Artillery innovations of the civil war between North and South
Prepare an enlightened spirit,
And the experience of the son of errors difficult,
And genius, the paradoxes friend
And the case, god is the inventor.
AS Pushkin
Weapon from museums. In front of the mayor's office of the city of Athens in Georgia, USA, stands an unusual cannon from the American Civil War. It is a double-barreled cannon, but unlike other multi-barreled cannons of the past, the Athens double-barreled cannon was designed to fire two cannonballs connected to each other by a long iron chain. The two barrels spread slightly apart from each other, so that when they fired at the same time, the cannonballs had to spread out to the sides for the entire length of the chain and mow down the enemy soldiers like a scythe of wheat. If anything, it should have been in the opinion of a man named John Gilland, who was a dentist by profession but was in the local militia.

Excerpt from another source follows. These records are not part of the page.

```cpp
template <int CT, int K16, bool F32, bool TILED = false>
__global__ __launch_bounds__(512) void level_compose_bwd(const uint32_t* __restrict__ Wimg, int S_, int K_, PairLevel lv,
                                                         const float* __restrict__ dG, const uint32_t* __restrict__ ymask,
                                                         const float* __restrict__ Pp, const float* __restrict__ PA, int lda,
                                                         const float* __restrict__ PB, int ldb, const float* __restrict__ b2, int Dp,
                                                         float* __restrict__ DA, float* __restrict__ DZ, float* __restrict__ X,
                                                         float* __restrict__ DPP, float* __restrict__ DPB) {
    extern __shared__ __attribute__((aligned(16))) uint32_t lds_img[];
    constexpr int WAVES = 8, T = WAVES * 64, PD = 4;
    constexpr bool KS = K16 > 0;
    constexpr int UNROLL_STEPS = KS ? 64 : 1;
    const int K = KS ? K16 * 16 : K_;
    const int S = F32 ? K : (KS ? (K16 + 1) / 2 * 32 + WS3_PAD : S_);
    const int lane = threadIdx.x & 63;
    const int wave = __builtin_amdgcn_readfirstlane(threadIdx.x >> 6);
    const int i = lane & 15, g = lane >> 4;
    const int li = fetch_row_of(lane), lg = fetch_piece_of(lane), psrc = mfma_src_addr(lane);
    const int fsrc = 4 * (li + 16 * lg);
    const int Kp = F32 ? (K + 31) / 32 * 32 : S - WS3_PAD, half = Kp >> 1;
    const int by = blockIdx.y, gy = gridDim.y;
    const int col0 = by * (CT * 16);
    stage_weight_image(Wimg + (size_t)col0 * S, lds_img, CT * 16 * S, wave, lane, T);
    float* b2s = reinterpret_cast<float*>(lds_img + CT * 16 * S);
    for (int k = threadIdx.x; k < Kp; k += T) b2s[k] = k < K ? b2[k] : 0.f;
    const int nsteps = Kp >> 5;
    const int nsteps_p = (nsteps + PD - 1) / PD * PD;
    int wimg_off = 0;
    const int G = (lv.ncell + 15) >> 4;
    const int ntiles = G * lv.N;
    const int stride = gridDim.x * WAVES;

    struct Ctx { const float* gp; const uint32_t* mp; float* zo; float pn; float* bo; };
    const int NT = Dp >> 4;
    auto rowctx = [&](int tile) {
        const int gt = tile / lv.N, n = tile - gt * lv.N;
        const int t = min(gt * 16 + li, lv.ncell - 1);
        const int b = t / lv.Lc, p = t - b * lv.Lc;
        const size_t prow = (size_t)lv.rowbase + (size_t)t * lv.N + n;
        if (TILED)
            return Ctx{dG + ((size_t)b * lv.C + lv.off + p) * Dp, ymask + prow * gy * 4 + lg,
                       DZ + (size_t)(lv.tilebase + tile) * NT * 256 + 2 * lane, gt * 16 + li < lv.ncell ? Pp[prow] : 0.f, DPB + prow};
        return Ctx{dG + ((size_t)b * lv.C + lv.off + p) * Dp, ymask + prow * gy * 4 + lg, DZ + prow * Dp, Pp[prow], DPB + prow};
    };
    struct Slot { float4 g0, g1; uint32_t m0, m1; };
// ... 54 lines not shown
                    if (second) store_split_tile(zt + 256, make_float4(ctx.pn * f1.x, ctx.pn * f1.y, ctx.pn * f1.z, ctx.pn * f1.w));
                } else {
                    st4(ctx.zo + k, make_float4(ctx.pn * f0.x, ctx.pn * f0.y, ctx.pn * f0.z, ctx.pn * f0.w));
                    if (second) st4(ctx.zo + k + 16, make_float4(ctx.pn * f1.x, ctx.pn * f1.y, ctx.pn * f1.z, ctx.pn * f1.w));
                }
            }
            if (by == 0) {
                bdot += f4dot(f0, *reinterpret_cast<const float4*>(b2s + k));
                if (second) bdot += f4dot(f1, *reinterpret_cast<const float4*>(b2s + k + 16));
            }
            return make_operand<F32>(psrc, f0, f1);
        };
        StepOperand cur = prep(0, ra[0]);
#pragma unroll UNROLL_STEPS
        for (int base = 0; base < nsteps_p; base += PD) {
#pragma unroll
            for (int sl = 0; sl < PD; ++sl) {
                const int st = base + sl;
                if (st < nsteps) {
                    StepOperand nxt = cur;
                    if (st + 1 < nsteps) nxt = prep(st + 1, ra[(sl + 1) % PD]);
                    kstep_mfma<CT, F32>(wimg, i, g, S, half, st, 32 * st + 16 < K, cur, acc);
                    const int nst = st + PD;
                    const bool in_cur = nst < nsteps;
                    issue(sl, pick_pod(in_cur, ctx, ctxn), in_cur ? nst : (sl < nsteps ? sl : 0));
                    __builtin_amdgcn_sched_barrier(0);
                    cur = nxt;
                }
            }
        }
        if (by == 0) {
            bdot += __shfl_xor(bdot, 1);
            bdot += __shfl_xor(bdot, 2);
            if (lg == 0 && gt * 16 + li < lv.ncell) *ctx.bo = bdot;
        }
        float dp = 0.f;
#pragma unroll
        for (int c = 0; c < CT; ++c) {
            const float4 u = to_mfma_lanes(fsrc, make_float4(acc[c][0], acc[c][1], acc[c][2], acc[c][3]));
            const float4 pa4 = ea[c], pb4 = ebv[c];
            const float xs0 = pa4.x + pb4.x, xs1 = pa4.y + pb4.y, xs2 = pa4.z + pb4.z, xs3 = pa4.w + pb4.w;
            const float4 x = make_float4(fmaxf(xs0, 0.f), fmaxf(xs1, 0.f), fmaxf(xs2, 0.f), fmaxf(xs3, 0.f));
            dp = fmaf(u.x, x.x, dp); dp = fmaf(u.y, x.y, dp); dp = fmaf(u.z, x.z, dp); dp = fmaf(u.w, x.w, dp);
            if (ok) {
                const size_t o = prow * Dp + col0 + c * 16 + 4 * lg;
                st4(DA + o, make_float4(x.x > 0.f ? pn * u.x : 0.f, x.y > 0.f ? pn * u.y : 0.f,
                                        x.z > 0.f ? pn * u.z : 0.f, x.w > 0.f ? pn * u.w : 0.f));
                if (!TILED) st4(X + o, x);
            }
            if (TILED)
                store_split_tile(reinterpret_cast<uint32_t*>(X) + ((size_t)(lv.tilebase + tile) * NT + by * CT + c) * 256 + 2 * lane,
                                 ok ? x : f4zero());
        }
        dp += __shfl_xor(dp, 1);
        dp += __shfl_xor(dp, 2);
        if (ok && lg == 0) DPP[prow * gy + by] = dp;
        if (!has_next) break;
        ctx = ctxn;
        tile = ntile;
    }
}

static __global__ __launch_bounds__(256) void cell_dnorm(LevelArgs g, const float* __restrict__ VH, const float* __restrict__ H,
                                                         const float* __restrict__ nrm, int normalize, float* __restrict__ dG) {
    const int lane = threadIdx.x & 63;
    const int t = blockIdx.x * 4 + (threadIdx.x >> 6);
    if (t >= g.B * g.Lc) return;
    const int b = t / g.Lc, p = t - b * g.Lc;
    const size_t crow = (size_t)b * g.C + g.off + p;
    const int Dp = g.Dp, nv = Dp >> 2;
    const bool a0 = lane < nv, a1 = lane + 64 < nv;
    float4 v0 = f4zero(), v1 = f4zero(), h0 = f4zero(), h1 = f4zero();
    if (a0) { v0 = ld4(VH + crow * Dp + 4 * lane); h0 = ld4(H + crow * Dp + 4 * lane); }
    if (a1) { v1 = ld4(VH + crow * Dp + 4 * (lane + 64)); h1 = ld4(H + crow * Dp + 4 * (lane + 64)); }
    unit_norm_bwd(v0, v1, h0, h1, nrm[crow], normalize);
    if (a0) st4(dG + crow * Dp + 4 * lane, v0);
    if (a1) st4(dG + crow * Dp + 4 * (lane + 64), v1);
}

static __global__ __launch_bounds__(256) void cell_dsoftmax(LevelArgs g, int ncb, const float* __restrict__ DPP, const float* __restrict__ DPB,
                                                            const float* __restrict__ Sp, const float* __restrict__ Pp,
                                                            const float* __restrict__ Schart, const float* __restrict__ dStot,
                                                            float* __restrict__ DS) {
    const int lane = threadIdx.x & 63;
    const int t = blockIdx.x * 4 + (threadIdx.x >> 6);
    if (t >= g.B * g.Lc || g.N == 0) return;
    const int b = t / g.Lc, p = t - b * g.Lc;
    const size_t crow = (size_t)b * g.C + g.off + p;
    const size_t row0 = (size_t)g.rowbase + (size_t)t * g.N;
    const bool an = lane < g.N;
    float dp = an ? DPB[row0 + lane] : 0.f;
    if (an)
        for (int cb = 0; cb < ncb; ++cb) dp += DPP[(row0 + lane) * ncb + cb];
    const float pn = an ? Pp[row0 + lane] : 0.f;
    const float sn = an ? Sp[row0 + lane] : 0.f;
    const float mean = wave_sum(pn * dp);
    const float ds = pn * ((dp - mean) + dStot[crow] * (1.f + (sn - Schart[crow])));
    if (an) DS[row0 + lane] = ds;
}

}
```

### cliora_amd/csrc/plan.cpp

```cpp
#include "plan.hpp"

#include <algorithm>

namespace cliora {

static inline int ncells(int L) { return L * (L + 1) / 2; }

static size_t align64(size_t x) { return (x + 63) & ~size_t(63); }

ComposeGeom compose_geom(int ncell, int N, int cap) {
    const int G = (ncell + 15) / 16;
    ComposeGeom best{1, 1, G};
    double best_t = 1e30;
    for (int TG : {1, 2, 4, 8}) {
        const int wpg = 8 / TG;
        const int groups = (G + TG - 1) / TG;
        for (int SP = 1; SP <= HP_PARTS && SP <= std::max(1, N); SP *= 2) {
            const int np = (N + SP - 1) / SP;
            const int ntask = groups * SP;
            const int rounds = (ntask + cap - 1) / cap;
            const int depth = (np + wpg - 1) / wpg;
            const int busy = TG * std::min(wpg, np);
            int simd = depth * (busy > 4 ? 2 : 1);
            if (busy > 4 && wpg == 8 && np % 8 != 0 && np % 8 <= 4) simd -= 1;
// ... 170 lines not shown
            f.ncb3 = nt / f.ct3;
        }
        f.hp = take(arch == 0 ? (size_t)HP_PARTS * BC * Dp : 0);
        f.hp_o = take(arch == 0 ? (size_t)HP_PARTS * BC * Dp : 0);
        f.ymask = take(arch == 0 && !lng ? Rt * f.ncb3 * 4 : 0);
        f.nrmi = take(BC);
        f.nrmo = take(BC);
        f.icp = take(lstm * BC * Dp); f.ocp = take(lstm * BC * Dp);
        f.nrmic = take(lstm * BC); f.nrmoc = take(lstm * BC); f.rootc = take(lstm * Dp);
        f.att_u = take(R > 0 ? BC * Dp : 0);
        f.att_pk = take(R > 0 ? BC * 64 : 0);
        f.att_nrmu = take(R > 0 ? BC : 0);
        f.rootw = take(arch == 0 ? Dp * Dp : 0); f.rootwT = take(arch == 0 ? Dp * Dp : 0);
        f.rootw3 = arch == 0 ? img(Dp, Dp) : o; f.rootwT3 = arch == 0 ? img(Dp, Dp) : o;
        f.rootpb = take(arch == 0 ? (size_t)B * Dp : 0);
        f.total = o;
        f.pair_h = arch == 0 ? o : f.y;
        f.pair_h_floats = arch == 0 && !lng ? align64(Rt * Dp) : 0;
    }
    p.bwd = BwdLayout{};
    if (!lng) {
        BwdLayout& b = p.bwd;
        size_t o = 0;
        auto take = [&](size_t n) { size_t at = o; o = align64(o + n); return at; };
        b.vh = take(BC * Dp); b.dg = take(BC * Dp); b.dstot = take(BC);
        b.vh_o = take(BC * Dp); b.dg_o = take(BC * Dp); b.dstot_o = take(BC);
        b.vc_o = take(lstm * BC * Dp); b.dgc_o = take(lstm * BC * Dp);
        b.da = take(lstm ? 0 : Rt * Dp); b.ds = take(Rt);
        const size_t Rtile = std::max(Rt, (size_t)(p.T_in + p.T_out) * 16);
        b.dz = take(lstm ? 0 : Rtile * Dp);
        b.x = take(arch == 0 ? Rtile * Dp : 0);
        b.dpp = take(arch == 0 ? Rt * p.fwd.ncb3 : 0);
        b.dpb = take(arch == 0 ? Rt : 0);
        b.dcb = take(0); b.vc = take(lstm * BC * Dp); b.dgc = take(lstm * BC * Dp); b.grootc = take(lstm * Dp);
        b.dpi = take(BC * nb * Dp); b.dpo = take(BC * npo * Dp);
        b.dots = take(arch == 0 ? BC : 0); b.dots_o = take(arch == 0 ? BC : 0);
        b.sib_pl = take((arch == 0 && p.share) ? BC * Dp : 0); b.sib_ql = take((arch == 0 && p.share) ? BC * Dp : 0); b.sib_s = take(arch == 0 ? BC : 0);
        b.du = take(BL * nlf * Dp); b.dxp = take(padded ? BL * Dp : 0);
        b.slab_floats = std::max((size_t)2048 * 80 * 80, (size_t)128 * (Dp * Dp + Dp));
        b.slab = take(b.slab_floats);
        b.slab2 = take(arch == 0 ? b.slab_floats : 0);
        b.gwcat = take(nb * Dp * Dp); b.gbcat = take(nb * Dp); b.gw1ro = take(npo * Dp * Dp);
        b.gw2i = take(Dp * Dp); b.gb2i = take(Dp); b.gw2o = take(Dp * Dp); b.gb2o = take(Dp);
        b.gwl = take(nlf * Dp * Dp); b.gbl = take(nlf * Dp); b.groot = take(Dp);
        b.dctx = take(R > 0 ? BC * Dp : 0);
        b.pmo = take(R > 0 ? BC * 64 : 0);
        b.dsc = take(R > 0 ? BC * 64 : 0);
        b.dobjp = take(R > 0 ? (size_t)B * R * Dp : 0);
        b.groot_mat = take(arch == 0 ? Dp * Dp : 0);
        b.total = o;
    }
    {
        auto& v = p.vl;
        size_t o = 0;
        auto take = [&](size_t n) { size_t at = o; o = align64(o + n); return at; };
        v.NRp = ((B * R + 15) / 16) * 16;
        const size_t NR = (size_t)v.NRp;
        const size_t on = R > 0 ? 1 : 0;
        v.oall = take(on * NR * Dp); v.oallT = take(on * NR * Dp);
        v.wall = take(on * NR * Dp); v.wallT = take(on * NR * Dp);
        v.sump = take(on * BC * Dp); v.xwp = take(on * BL * Dp); v.xwn = take(on * BL * Dp); v.dxn = take(on * BL * Dp); v.nrm = take(on * 4 * BL);
        v.gobj = take(on * NR * Dp);
        v.oimg = take(on * NR * ((Dp + 31) / 32 * 32 + 8));
        v.keys = take(on * 2 * (size_t)B * BC);
        v.slab_floats = on * (8 * (NR * Dp) + 64);
        v.slab = take(v.slab_floats);
// ... 98 lines not shown
```

### cliora_amd/csrc/plan.hpp

```cpp
#pragma once
#include <cstddef>
#include <cstdint>
#include <string>
#include <vector>

namespace cliora {

constexpr int ROLE_INA = 0;
constexpr int ROLE_INB = 1;
constexpr int ROLE_OUTA = 2;
constexpr int ROLE_OUTB = 3;
constexpr int N_ROLES = 4;
constexpr int HP_PARTS = 4;
constexpr int CLIORA_MAX_L = 64;
constexpr int CLIORA_MAX_L_FWD = 128;
constexpr int PLEVEL_INTS = 8;

struct UseList {
    std::vector<int32_t> off;
    std::vector<int32_t> row;
    std::vector<int32_t> stride;
    std::vector<int32_t> partner;
};

// ... 5 lines not shown
    size_t w2o, b2o, w2oT;
    size_t w2i3, w2iT3, w2o3, w2oT3;
    int Kp3, S3;
    size_t wl3, wlT3, wcat3, wcatT3, w1ro3, w1roT3;
    size_t wcat3s, wcatT3s, w1ro3s, w1roT3s;
    size_t rootp;
    size_t rootw, rootwT, rootw3, rootwT3, rootpb;
    size_t matp, matq3, qrleaf;
    size_t xp, ihp, ohp;
    size_t objp;
    size_t t;
    size_t pi, po;
    size_t y, x;
    size_t pair_h;
    size_t pair_h_floats;
    size_t sp, pp;
    size_t hp, hp_o;
    size_t ymask;
    int ct3, ncb3;
    size_t nrmi, nrmo;
    size_t icp, ocp, nrmic, nrmoc, rootc;
    size_t att_u, att_pk, att_nrmu;
    size_t total;
};

struct BwdLayout {
    size_t vh, dg, dstot;
    size_t vh_o, dg_o, dstot_o;
    size_t vc_o, dgc_o;
    size_t da, ds;
    size_t dz;
    size_t x;
    size_t dpp, dpb;
    size_t dcb, vc, dgc, grootc;
    size_t dpi, dpo;
    size_t dots, dots_o;
    size_t sib_pl, sib_ql, sib_s;
    size_t du, dxp;
    size_t slab, slab2;
    size_t gwcat, gbcat, gw1ro, gw2i, gb2i, gw2o, gb2o, gwl, gbl, groot, groot_mat;
    size_t dctx, pmo, dsc, dobjp;
    size_t total;
    size_t slab_floats;
};

struct Plan {
    int B, L, D, Dp, C, share, normalize, R;
    int arch;
    int npo, nleaf;
    int off_pr, off_ql;
    int nblk;
    int blk_plo, blk_qlo;
    int P_in, P_out;
    long long R_in, R_out;
    std::vector<int32_t> level_offset;
    std::vector<int32_t> lvl_base_in, lvl_base_out;
    std::vector<int32_t> pair_a_in, pair_b_in;
    std::vector<int32_t> pair_a_out, pair_b_out;
    UseList uses[N_ROLES];
    std::vector<int32_t> arow, brow, trow;
    std::vector<int32_t> level_geom;
    int compose_cap;
    FwdLayout fwd;
    BwdLayout bwd;
    struct VlLayout { size_t oall, oallT, wall, wallT, sump, xwp, xwn, dxn, nrm, gobj, oimg, keys, slab, slab_floats, total; int NRp; } vl;

// ... 29 lines not shown
```

Before: 22110.

## Fuse softmax backward into compose-bwd kernel via last-arriver tile tickets

```diff
diff --git a/cliora_amd/csrc/api_mlp.hip b/cliora_amd/csrc/api_mlp.hip
--- a/cliora_amd/csrc/api_mlp.hip
+++ b/cliora_amd/csrc/api_mlp.hip
@@ -544,6 +544,7 @@
     float *DA = wb + bw.da, *DS = wb + bw.ds, *dPI = wb + bw.dpi, *dPO = wb + bw.dpo, *dU = wb + bw.du;
     float *DZ = wb + bw.dz, *Xp = wb + bw.x, *DPP = wb + bw.dpp, *DPB = wb + bw.dpb;
     const float *Sp = ws + f.sp, *Pp = ws + f.pp, *PI = ws + f.pi;
+    int *arrived_i = reinterpret_cast<int*>(wb + bw.arrived), *arrived_o = arrived_i + bw.arrived_ints;
     const uint32_t* YM = reinterpret_cast<const uint32_t*>(ws + f.ymask);
     const bool fuse_dnorm = schedule == BwdSchedule::Wavefront;
     const int gemm3_shape = split_bf16() ? bwd_gemm3_env() : 0;
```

Gilland believed that weapons of such lethal power could serve the interests of protecting his community and help the Confederate army. He managed to interest several wealthy citizens of Athens with his idea, who gave money to make a weapon made by the Athens Steam Company. The barrel was cast in one piece and had two bore bores next to each other. Each caliber was just over three inches, with the barrels slightly diverging to the sides. Each barrel had its own ignition hole, but both barrels were also connected by a common ignition hole, so which of the barrels was set on fire did not matter. All the same, both barrels fired at the same time.
Gilland decided to test the finished cannon near Athens, in a field near Newton Bridge. However, on trials, things did not go at all as it was intended. However, this happens often with inventors. Life very rudely invades their fanciful plans and destroys their most beautiful dreams.
So, when Gilland fired from his cannon for the first time, for some reason the two barrels fired not simultaneously, but with a delay, because of which the cannonballs, chained by one long chain, began to randomly circle around the field, plowed about an acre of land, destroyed the corn field and mowed many saplings at the edge of the field before the chain broke and both balls flew in two different directions.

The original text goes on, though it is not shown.